CASINO

Casinos find smoking a hard habit to kick

TAGs: Maryland, Pennsylvania, smoking ban

casinos-smokingPennsylvania casinos have posted their first annual slots revenue increase in three years.

The Pennsylvania Gaming Control Board reported that the state’s dozen casinos reported slots revenue of $2.335b In the 12 months ending June 30, the close of the state’s fiscal year. That’s a gain of just under $15m (0.7%) from the previous fiscal year, marking the first annual increase since fiscal 2011-12. The numbers were boosted by a 2.7% year-on-year increase in the month of June.

MARYLAND’S SLOTS & CIGS COMBO A WINNER
Across the border in Maryland, the state’s five casinos reported revenue up nearly 27% to $92.4m in the month of June. However, if you exclude contributions from Horseshoe Casino Baltimore, which hadn’t yet opened last June, revenue at the four other casinos declined 5.1%.

The Horseshoe is the only Maryland casino at which patrons can smoke while they play slots, provided they’re cool with braving the elements. All five Maryland casinos have designated smoking areas but the Shoe has eight outdoor ‘smoking terraces,’ each of which is the size of a large apartment balcony equipped with a number of slot machines.

The Shoe’s VP of marketing Noah Hirsch told the Baltimore Sun that the slots & cigs combo allowed casino customers “more choices to explore how they like their entertainment.” The slots are only accessible if it isn’t raining or snowing outside and some patrons said the terraces wouldn’t be their first choice if it was particularly muggy out, but it’s apparently preferable to the alternative.

The state’s other casinos are considering following the Shoe’s lead. Rocky Gap Casino Resort was recently approved to install 30 slots on one of its outdoor smoking decks, which is set to open Aug. 1. Robert Norton, president of the state’s leading casino Maryland Live, said his property would consider following suit “if it makes sense.”

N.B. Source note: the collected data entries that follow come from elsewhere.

+          for (int st = 0; st < 8; ++st) af[mi][st] = As[(16 * sub + 8 * hf + st) * A_LD + row];
+        }
+      }
+#pragma unroll
+      for (int ni = 0; ni < NI; ++ni) {
+        const int col = wn * (BN_ / 2) + ni * 32 + c;
+        if (B_KC) {
+          const float4 x = *reinterpret_cast<const float4*>(&Bs[col * B_LD + 16 * sub + 8 * hf]);
+          const float4 y = *reinterpret_cast<const float4*>(&Bs[col * B_LD + 16 * sub + 8 * hf + 4]);
+          bf[ni][0] = x.x; bf[ni][1] = x.y; bf[ni][2] = x.z; bf[ni][3] = x.w;
+          bf[ni][4] = y.x; bf[ni][5] = y.y; bf[ni][6] = y.z; bf[ni][7] = y.w;
+        } else {
+#pragma unroll
+          for (int st = 0; st < 8; ++st) bf[ni][st] = Bs[(16 * sub + 8 * hf + st) * B_LD + col];
+        }
+      }
+#pragma unroll
+      for (int st = 0; st < 8; ++st)
+#pragma unroll
+        for (int mi = 0; mi < MI; ++mi)
+#pragma unroll
+          for (int ni = 0; ni < NI; ++ni) acc[mi][ni] = mfma32(af[mi][st], bf[ni][st], acc[mi][ni]);
+    }
+  }
+  if (EX) {
+    if (do_sum) {
+      __syncthreads();
+#pragma unroll
+      for (int i = 0; i < NA; ++i) { const int idx = tid + 256 * i, k = idx / MQ, mq = idx - k * MQ; *reinterpret_cast<float4*>(&As[k * A_LD + 4 * mq]) = sa[i]; }
+      __syncthreads();
+      if (tid < FBM && m0 + tid < g.M) {
+        float t = 0.f;
+#pragma unroll
+        for (int k = 0; k < FBK; ++k) t += As[k * A_LD + tid];
+        atomicAdd(&g.asum[(long long)zb * g.M + m0 + tid], t);
+      }
+    }
   }
 
   const float* bias = g.bias ? g.bias + b0 * g.sbias0 + b1 * g.sbias1 : nullptr;
@@ -516,28 +555,42 @@
 static std::atomic<int> g_small_tile{0};
 extern "C" void smml_gemm_set_small_tile(int v) { g_small_tile = v; }
 
-extern "C" int smml_gemm_f32(const float* A, const float* B, float* C, const float* bias, const float* residual,
-                             int M, int N, int K, long long sam, long long sak, long long sbk, long long sbn,
-                             long long ldc, long long ldr, int nb0, int nb1, long long sa0, long long sa1,
-                             long long sb0, long long sb1, long long sc0, long long sc1, long long sbias0,
-                             long long sbias1, int bias_mode, int rows_per_bias, long long bias_ld, int act,
-                             int splitk, int accumulate, float alpha, float beta, void* stream) {
+static int resident_slots() {
+  static std::atomic<int> cus{0};
+  int n = cus;
+  if (n == 0) {
+    int dev = 0, v = 0;
+    if (hipGetDevice(&dev) != hipSuccess || hipDeviceGetAttribute(&v, hipDeviceAttributeMultiprocessorCount, dev) != hipSuccess || v <= 0) v = 256;
+    cus = n = v;
+  }
+  return 2 * n;
+}
+
+static int gemm_launch(const float* A, const float* B, float* C, const float* bias, const float* residual,
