struct H3Params {
  const char* packed;
  int64_t net_stride_bytes;
  int64_t stages;
  int64_t side_in2b, side_layers, side_layer_size, side_out2b, side_scales;
  const float* emb;
  const int32_t* types;
  const float* xc;
  const float* xv;
  const float* z_other;
  const char* sfrag;
  int sfrag_shared;
  int64_t sf_variant_bytes;
  int windowed;
  const float* rff;
  int d_rff;
  int win[4];
  float* out[2];
  float* dump;
  int64_t n_rows, n_cond;
  int V, mpw, nblocks;
  int ng;
  int P;
  int H, n_layers, ff_chunks, hid_chunks, d_emb;
  float eps;
  int net_sel;
  int debug;
  const uint8_t* masked;
  PrevCoupling prev;
};
__device__ __forceinline__ void h3_load_sf4(const char* p, u4 (&r)[16]) {
  asm volatile(
      "global_load_dwordx4 %0, %16, off\n\t"
      "global_load_dwordx4 %1, %16, off offset:1024\n\t"
      "global_load_dwordx4 %2, %16, off offset:2048\n\t"
      "global_load_dwordx4 %3, %16, off offset:3072\n\t"
      "global_load_dwordx4 %4, %17, off\n\t"
      "global_load_dwordx4 %5, %17, off offset:1024\n\t"
      "global_load_dwordx4 %6, %17, off offset:2048\n\t"
      "global_load_dwordx4 %7, %17, off offset:3072\n\t"
      "global_load_dwordx4 %8, %18, off\n\t"
      "global_load_dwordx4 %9, %18, off offset:1024\n\t"
      "global_load_dwordx4 %10, %18, off offset:2048\n\t"
      "global_load_dwordx4 %11, %18, off offset:3072\n\t"
      "global_load_dwordx4 %12, %19, off\n\t"
      "global_load_dwordx4 %13, %19, off offset:1024\n\t"
      "global_load_dwordx4 %14, %19, off offset:2048\n\t"
      "global_load_dwordx4 %15, %19, off offset:3072\n\t"
      "s_waitcnt vmcnt(0)"
      : "=&v"(r[0]), "=&v"(r[1]), "=&v"(r[2]), "=&v"(r[3]), "=&v"(r[4]), "=&v"(r[5]), "=&v"(r[6]), "=&v"(r[7]), "=&v"(r[8]),
        "=&v"(r[9]), "=&v"(r[10]), "=&v"(r[11]), "=&v"(r[12]), "=&v"(r[13]), "=&v"(r[14]), "=&v"(r[15])
      : "v"(p), "v"(p + H3N4_SF_BYTES), "v"(p + 2 * H3N4_SF_BYTES), "v"(p + 3 * H3N4_SF_BYTES)
      : "memory");
}

template <int NT>
struct BOp {
  h8 h[NT], l[NT];
};

__device__ __forceinline__ f4 mfma32(h8 a, h8 b, f4 c) { return __builtin_amdgcn_mfma_f32_16x16x32_f16(a, b, c, 0, 0, 0); }
__device__ __forceinline__ f4 mfma16(h4 a, h4 b, f4 c) { return __builtin_amdgcn_mfma_f32_16x16x16f16(a, b, c, 0, 0, 0); }

template <int NT>
__device__ __forceinline__ void mma3(const h8 ah, const h8 al, const BOp<NT>& b, f4 (&acc)[NT]) {
#pragma unroll
  for (int jt = 0; jt < NT; ++jt) acc[jt] = mfma32(ah, b.h[jt], acc[jt]);
#pragma unroll
  for (int jt = 0; jt < NT; ++jt) acc[jt] = mfma32(ah, b.l[jt], acc[jt]);
#pragma unroll
  for (int jt = 0; jt < NT; ++jt) acc[jt] = mfma32(al, b.h[jt], acc[jt]);
}

__device__ __forceinline__ void split_pair(float a, float b, unsigned& hi, unsigned& lo) {
  float ta, tb;
  asm("v_cvt_pk_f16_f32 %0, %4, %5\n\t"
      "v_fma_mix_f32 %2, %0, -1.0, %4 op_sel_hi:[1,0,0]\n\t"
// ... 58 lines not shown
      "global_load_dwordx4 %1, %12, off offset:1024\n\t"
      "global_load_dwordx2 %2, %13, off offset:2048\n\t"
      "global_load_dwordx2 %3, %13, off offset:2056\n\t"
      "global_load_dwordx4 %4, %14, off\n\t"
      "global_load_dwordx4 %5, %14, off offset:1024\n\t"
      "global_load_dwordx2 %6, %15, off offset:2048\n\t"
      "global_load_dwordx2 %7, %15, off offset:2056\n\t"
      "global_load_dwordx4 %8, %16, off\n\t"
      "global_load_dwordx4 %9, %16, off offset:1024\n\t"
      "global_load_dwordx2 %10, %17, off offset:2048\n\t"
      "global_load_dwordx2 %11, %17, off offset:2056\n\t"
      "s_waitcnt vmcnt(0)"
      : "=&v"(a[0]), "=&v"(b[0]), "=&v"(c[0]), "=&v"(d[0]), "=&v"(a[1]), "=&v"(b[1]), "=&v"(c[1]), "=&v"(d[1]),
        "=&v"(a[2]), "=&v"(b[2]), "=&v"(c[2]), "=&v"(d[2])
      : "v"(p16), "v"(p8), "v"(p16 + H3_SF_BYTES), "v"(p8 + H3_SF_BYTES), "v"(p16 + 2 * H3_SF_BYTES),
        "v"(p8 + 2 * H3_SF_BYTES)
      : "memory");
}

SMOKING & CASINOS = PEANUT BUTTER & CHOCOLATE (AND MONEY)
There’s no question that allowing customers to smoke in casinos makes financial sense. In May, Harrah’s New Orleans casino reported a 16% fall in gambling revenue after Orleans Parish imposed an indoor smoking ban in April. Figures from June show statewide casino revenue up 10.9% but Harrah’s was again down 16%. A Harrah’s spokesman said slots revenue was particularly hard hit following the ban.

Harrah’s could be waiting a long time for a rebound. In Chile, the country’s 16 casinos endured a 21% revenue decline after an indoor smoking ban was imposed in 2013. The Chilean Gaming Control Board released figures this month showing that the casino industry has only now achieved the same revenue levels it enjoyed in the first five months of 2012, before the ban took effect.

Small wonder then, that Macau’s casino operators – already dealing with 13 straight months of falling revenue – are dreading the special administrative region’s proposal to ban smoking in VIP rooms as well as the elimination of airport-style smoking lounges on the main gaming floor. Analysts have suggested the ban could trim 10% off mass market revenue and 15% off the VIP business.

Macau’s smoking legislation had its first reading on Thursday, followed by a vote in which 26 of 28 Legislative Assembly members voiced their approval of the plan. A working committee will now study the legislation before issuing a report, which will be followed by a second and final vote. Hopes are fading that the committee will recommend maintaining the smoking lounges, which the casinos spent an estimated $125m to construct just one year ago.